Zel spent another half-hour reconstructing various objects in an effort to get a good feel for the process before moving onto the Butcher’s relatively complex design. At this point, Vic and Jorfr slinked off to that tavern Ingvald had mentioned. Zef soon followed in their stead, though Zelsys felt that it was probably because the blonde wanted to keep an eye on the redhead.
Two more hours passed, with Ingvald watching intently the whole time.

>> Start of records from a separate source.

+      }
+    }
+#pragma unroll
+    for (int i = 0; i < PB; i++) {
+      const int r = rb + i;
+      if (r < RP) {
+        float2* pp = reinterpret_cast<float2*>(tp + r * CV_P + 2 * q);
+        const float2 gv = *pp;
+        *pp = make_float2(gv.x * gelu_erf_grad(acc[i][0]), gv.y * gelu_erf_grad(acc[i][1]));
+      }
+    }
+  }
+  __syncthreads();
+  float wacc[2][32];
+#pragma unroll
+  for (int k = 0; k < 32; k++) wacc[0][k] = wacc[1][k] = 0.f;
+  if (active) {
+    const int f0 = g * CV_FR;
+    float acc[CV_FR][2];
+#pragma unroll
+    for (int i = 0; i < CV_FR; i++) acc[i][0] = acc[i][1] = 0.f;
+#pragma unroll
+    for (int j = CV_FR + 2 * half - 1; j >= 0; j--) {
+      const float2 x = *reinterpret_cast<const float2*>(tp + (f0 + j) * CV_P + 2 * q);
+#pragma unroll
+      for (int i = 0; i < CV_FR; i++) {
+        const int k = i + 2 * half - j;
+        if (k >= 0 && k < KS) {
+          acc[i][0] += wr[0][k] * x.x;
+          acc[i][1] += wr[1][k] * x.y;
+        }
+      }
+    }
+    float2 dp[CV_FR];
+#pragma unroll
+    for (int i = 0; i < CV_FR; i++) {
+      dp[i] = *reinterpret_cast<const float2*>(tp + (f0 + i + half) * CV_P + 2 * q);
+      wacc[0][31] += dp[i].x;
+      wacc[1][31] += dp[i].y;
+    }
+#pragma unroll
+    for (int j = 0; j < CV_FR + KS - 1; j++) {
+      const float2 x = *reinterpret_cast<const float2*>(te + (f0 + half + j) * CV_P + 2 * q);
+#pragma unroll
+      for (int i = 0; i < CV_FR; i++) {
+        const int k = j - i;
+        if (k >= 0 && k < KS) {
+          wacc[0][k] += dp[i].x * x.x;
+          wacc[1][k] += dp[i].y * x.y;
+        }
+      }
+    }
+#pragma unroll
+    for (int i = 0; i < CV_FR; i++) {
+      const int n = n0 + f0 + i;
       if (n >= N) break;
-      float acc = 0.f;
-#pragma unroll
-      for (int k = 0; k < ks; k++) acc += wr[k] * tp[(nl + 2 * half - k) * 64 + dl];
-      const bool m = !mask || mask[(long)b * N + n];
-      const float o = dxs[((long)b * Np + R + n) * D + d] + (m ? acc : 0.f);
-      de[((long)b * N + n) * D + d] = o;
-      if (deb) deb[((long)b * N + n) * D + d] = f32_to_bf16(o);
-      const float dp = tp[(nl + half) * 64 + dl];
-#pragma unroll
-      for (int k = 0; k < ks; k++) wacc[k] += dp * te[(nl + k) * 64 + dl];
-      wacc[31] += dp;
-    }
-  }
+      const bool m = !mrow || mrow[n];
+      const float2 gv = *reinterpret_cast<const float2*>(dxb + (long)n * D + d);
+      const float ox = gv.x + (m ? acc[i][0] : 0.f), oy = gv.y + (m ? acc[i][1] : 0.f);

He only asked her one question, right after she had made the first model, which was a replica of the Butcher’s unbroken shape during the Blue Moon War.
“Your weapon was a Captain’s Cleaver and that was the shape it took?”
“Not exactly, but the overall layout was there the first time, yes,” she said, quickly sketching out a second outline to give him an idea of the cleaver’s shape when she first picked it up.
Zel could draw up the Butcher’s base shape in a few minutes even in three dimensions, but she kept iterating on it time and time again with a specific goal in mind: A blade that could at-will split into seven segments and be used as a whip with assistance from Arcline. Its silhouette was designed to facilitate such use; gone was the large, heavy front end, replaced by a single segment that made up the hooked beak at the cleaver’s very tip. The overall cleaver’s inner edge would have a concave curve, while the spine would be perfectly straight to best facilitate the cleaver’s sawteeth.
Then came the key design aspect - how exactly the cleaver would be segmented, and the alterations to its cutting edge that would be made to accommodate the feature. Zelsys made no changes to the model for a solid twenty minutes while she stood stone-still, deep in thought.
Slowly, she retreated into her mindscape, and there the Primordial Self made a suggestion that would prove key to the Butcher's new form…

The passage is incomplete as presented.